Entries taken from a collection
::::::::

-template <bool PRE>
+template <bool PRE, bool PACKED>
 __global__ void __launch_bounds__(TG_BLOCK)
-k_duplicate_views(BinViews a, int N, int tiles_x, int T, int num_zero_words) {
+k_duplicate_views(BinViews a, int N, int tiles_x, int T, int num_zero_words, int rank_bits) {
     const BinView& w = a.v[blockIdx.y];
     if (w.D == 0u) {
         for (int k = blockIdx.x * TG_BLOCK + threadIdx.x; k < T; k += (int)gridDim.x * TG_BLOCK) w.ranges[k] = make_uint2(0u, 0u);
         return;
     }
     const GaussScratch gs = gauss_scratch(w.scan_temp, N);
-    duplicate_body<PRE>(N, tiles_x, T, gs.val_b, gs.key_b, gs.loc_b, w.offsets, gs.drange, gs.gmap, gs.bsum, w.tiles_touched, w.rect,
-                        w.keys_unsorted, w.ranges, reinterpret_cast<uint32_t*>(w.sort_temp), num_zero_words);
-}
-
+    if constexpr (PACKED)
+        duplicate_body<PRE, uint32_t>(N, tiles_x, T, gs.val_b, gs.key_b, gs.loc_b, w.offsets, gs.drange, gs.gmap, gs.bsum, w.tiles_touched, w.rect,
+                                      reinterpret_cast<uint32_t*>(w.keys_unsorted), w.ranges, reinterpret_cast<uint32_t*>(w.sort_temp),
+                                      num_zero_words, rank_bits);
+    else
+        duplicate_body<PRE, uint64_t>(N, tiles_x, T, gs.val_b, gs.key_b, gs.loc_b, w.offsets, gs.drange, gs.gmap, gs.bsum, w.tiles_touched, w.rect,
+                                      w.keys_unsorted, w.ranges, reinterpret_cast<uint32_t*>(w.sort_temp), num_zero_words, 32);
+}
+
+template <typename KEY>
 __global__ void __launch_bounds__(RS_THREADS)
 k_radix_count_views(BinViews a, int pass, int from_tmp, int shift, uint32_t mask) {
     const BinView& w = a.v[blockIdx.y];
     uint32_t blocks, per;
     pass_geometry(w.D, blocks, per);
     if (w.D == 0u || blockIdx.x >= blocks) return;
-    radix_count_body<uint64_t>(from_tmp ? sort_tmp_of(w) : w.keys_unsorted, w.D, per, shift, mask,
-                               tables_at(reinterpret_cast<uint32_t*>(w.sort_temp), pass, TILE_PASSES_MAX, 0));
-}
-
-template <int MODE>
+    radix_count_body<KEY>(reinterpret_cast<const KEY*>(from_tmp ? sort_tmp_of(w) : w.keys_unsorted), w.D, per, shift, mask,
+                          tables_at(reinterpret_cast<uint32_t*>(w.sort_temp), pass, TILE_PASSES_MAX, 0));
+}
+
+template <typename KEY, int MODE>
 __global__ void __launch_bounds__(RS_THREADS)
-k_radix_scatter_views(BinViews a, int N, int pass, int from_tmp, int to_tmp, int shift, uint32_t mask, int bits) {
+k_radix_scatter_views(BinViews a, int N, int pass, int from_tmp, int to_tmp, int shift, uint32_t mask, int bits, int rank_bits) {
     const BinView& w = a.v[blockIdx.y];
     uint32_t blocks, per;
     pass_geometry(w.D, blocks, per);
     if (w.D == 0u || blockIdx.x >= blocks) return;
-    const uint64_t* src = from_tmp ? sort_tmp_of(w) : w.keys_unsorted;
+    const KEY* src = reinterpret_cast<const KEY*>(from_tmp ? sort_tmp_of(w) : w.keys_unsorted);
     const RadixTables t = tables_at(reinterpret_cast<uint32_t*>(w.sort_temp), pass, TILE_PASSES_MAX, 0);
-    if (MODE == 2) {
+    if (MODE == 2 || MODE == 3) {
         const GaussScratch gs = gauss_scratch(w.scan_temp, N);
-        radix_scatter_body<uint64_t, 2>(src, nullptr, w.keys_sorted, w.point_list, w.D, blocks, per, shift, mask, bits, t, gs.key_b, gs.val_b);
+        radix_scatter_body<KEY, MODE>(src, nullptr, reinterpret_cast<KEY*>(w.keys_sorted), w.point_list, w.D, blocks, per, shift, mask, bits, t,
+                                      gs.key_b, gs.val_b, rank_bits);
     } else {
-        radix_scatter_body<uint64_t, 1>(src, nullptr, to_tmp ? sort_tmp_of(w) : w.keys_unsorted, nullptr, w.D, blocks, per, shift, mask, bits, t,
-                                        nullptr, nullptr);
+        radix_scatter_body<KEY, 1>(src, nullptr, reinterpret_cast<KEY*>(to_tmp ? sort_tmp_of(w) : w.keys_unsorted), nullptr, w.D, blocks, per,
+                                   shift, mask, bits, t, nullptr, nullptr);
     }
 }
 
@@ -902,7 +915,17 @@
     return a;
 }
 
-}
+int g_batch_packed = 1;
+
+inline int rank_bits_of(int N) {
+    int bits = 1;
+    while (bits < 31 && (1u << bits) < (uint32_t)N) ++bits;
+    return bits;
+}
+
+}
+
+int set_batch_packed_elems(int on) { const int was = g_batch_packed; g_batch_packed = on ? 1 : 0; return was; }
 
 hipError_t launch_depth_sort_scan_views(const TexGSGeom* g, int N, int count, hipStream_t s) {
     if (N <= 0 || count <= 0) return hipSuccess;
@@ -928,12 +951,16 @@
     const int nblocks = (c.N + TG_BLOCK - 1) / TG_BLOCK;
     const bool pre = depth_max_groups(c.N, 1 << depth_log2_bins(c.N)) > DS_FUSED_GROUPS;
     const int hdr = (int)(zero_header_bytes(TILE_PASSES_MAX, 0) / 4);
+    const int tb = tile_bits(T);
+    const int rb = rank_bits_of(c.N);
+    const bool packed = g_batch_packed && tb + rb <= 32;
     if (stage == TEXGS_K_DUPLICATE) {
-        if (pre) hipLaunchKernelGGL(k_duplicate_views<true>, dim3(nblocks, count), dim3(TG_BLOCK), 0, s, a, c.N, c.tiles_x, (int)T, hdr);
-        else hipLaunchKernelGGL(k_duplicate_views<false>, dim3(nblocks, count), dim3(TG_BLOCK), 0, s, a, c.N, c.tiles_x, (int)T, hdr);
+#define K3V_LAUNCH(PRE, PACKED) hipLaunchKernelGGL((k_duplicate_views<PRE, PACKED>), dim3(nblocks, count), dim3(TG_BLOCK), 0, s, a, c.N, c.tiles_x, (int)T, hdr, rb)
+        if (packed) { if (pre) K3V_LAUNCH(true, true); else K3V_LAUNCH(false, true); }
+        else { if (pre) K3V_LAUNCH(true, false); else K3V_LAUNCH(false, false); }
+#undef K3V_LAUNCH
     }
     if (stage == TEXGS_K_SORT && dmax > 0u) {
-        const int tb = tile_bits(T);
         const int npass = (tb + 7) / 8;
         if (npass > TILE_PASSES_MAX) return hipErrorInvalidValue;
         uint32_t blocks = 1u;
@@ -942,18 +969,22 @@
             pass_geometry(b[v].num_rendered, bv, per);
             blocks = bv > blocks ? bv : blocks;
         }
-        int from_tmp = 0, shift = 32, left = tb;
+        int from_tmp = 0, shift = packed ? rb : 32, left = tb;
         for (int pass = 0; pass < npass; ++pass) {
             const int bits = (left + (npass - pass) - 1) / (npass - pass);
             const uint32_t mask = (1u << bits) - 1u;
-            hipLaunchKernelGGL(k_radix_count_views, dim3(blocks, count), dim3(RS_THREADS), 0, s, a, pass, from_tmp, shift, mask);
+            if (packed) hipLaunchKernelGGL(k_radix_count_views<uint32_t>, dim3(blocks, count), dim3(RS_THREADS), 0, s, a, pass, from_tmp, shift, mask);
+            else hipLaunchKernelGGL(k_radix_count_views<uint64_t>, dim3(blocks, count), dim3(RS_THREADS), 0, s, a, pass, from_tmp, shift, mask);
+#define K4V_LAUNCH(KEY, MODE, TO) hipLaunchKernelGGL((k_radix_scatter_views<KEY, MODE>), dim3(blocks, count), dim3(RS_THREADS), 0, s, a, c.N, pass, from_tmp, TO, \
+                                                     shift, mask, bits, rb)
             if (pass == npass - 1) {
-                hipLaunchKernelGGL(k_radix_scatter_views<2>, dim3(blocks, count), dim3(RS_THREADS), 0, s, a, c.N, pass, from_tmp, 0, shift, mask, bits);
+                if (packed) K4V_LAUNCH(uint32_t, 3, 0); else K4V_LAUNCH(uint64_t, 2, 0);
             } else {
                 const int to_tmp = from_tmp ? 0 : 1;
-                hipLaunchKernelGGL(k_radix_scatter_views<1>, dim3(blocks, count), dim3(RS_THREADS), 0, s, a, c.N, pass, from_tmp, to_tmp, shift, mask, bits);
+                if (packed) K4V_LAUNCH(uint32_t, 1, to_tmp); else K4V_LAUNCH(uint64_t, 1, to_tmp);
                 from_tmp = to_tmp;
             }
+#undef K4V_LAUNCH
             shift += bits; left -= bits;
         }
     }
diff --git a/texture-gs_amd/csrc/common.h b/texture-gs_amd/csrc/common.h
--- a/texture-gs_amd/csrc/common.h
+++ b/texture-gs_amd/csrc/common.h
@@ -77,6 +77,7 @@
 hipError_t launch_depth_sort_scan_views(const TexGSGeom* g, int N, int count, hipStream_t s);
 hipError_t launch_bin_views(int stage, const CamConst& c, const TexGSGeom* g, const TexGSBinning* b, const TexGSImage* img, int count,
                             int num_zero_words, hipStream_t s);
+int set_batch_packed_elems(int on);
 hipError_t launch_render_fwd(const CamConst& c, const TexGSFrame* f, const TexGSInputs* in, const TexGSGeom* g,
                        const TexGSBinning* b, TexGSImage* img, hipStream_t s);
 size_t tex_bin_count(int R);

::::::::

TASK OBJECTIVE
Among the records above, a stretch begins at the line containing "tb + rb <= 32;" and ends at the line containing "pass_geometry(b[v].num_rendered, bv, per);". Restate that stretch word for word, and nothing else.

SOLUTION TO THIS EXERCISE
+    const bool packed = g_batch_packed && tb + rb <= 32;
     if (stage == TEXGS_K_DUPLICATE) {
-        if (pre) hipLaunchKernelGGL(k_duplicate_views<true>, dim3(nblocks, count), dim3(TG_BLOCK), 0, s, a, c.N, c.tiles_x, (int)T, hdr);
-        else hipLaunchKernelGGL(k_duplicate_views<false>, dim3(nblocks, count), dim3(TG_BLOCK), 0, s, a, c.N, c.tiles_x, (int)T, hdr);
+#define K3V_LAUNCH(PRE, PACKED) hipLaunchKernelGGL((k_duplicate_views<PRE, PACKED>), dim3(nblocks, count), dim3(TG_BLOCK), 0, s, a, c.N, c.tiles_x, (int)T, hdr, rb)
+        if (packed) { if (pre) K3V_LAUNCH(true, true); else K3V_LAUNCH(false, true); }
+        else { if (pre) K3V_LAUNCH(true, false); else K3V_LAUNCH(false, false); }
+#undef K3V_LAUNCH
     }
     if (stage == TEXGS_K_SORT && dmax > 0u) {
-        const int tb = tile_bits(T);
         const int npass = (tb + 7) / 8;
         if (npass > TILE_PASSES_MAX) return hipErrorInvalidValue;
         uint32_t blocks = 1u;
@@ -942,18 +969,22 @@
             pass_geometry(b[v].num_rendered, bv, per);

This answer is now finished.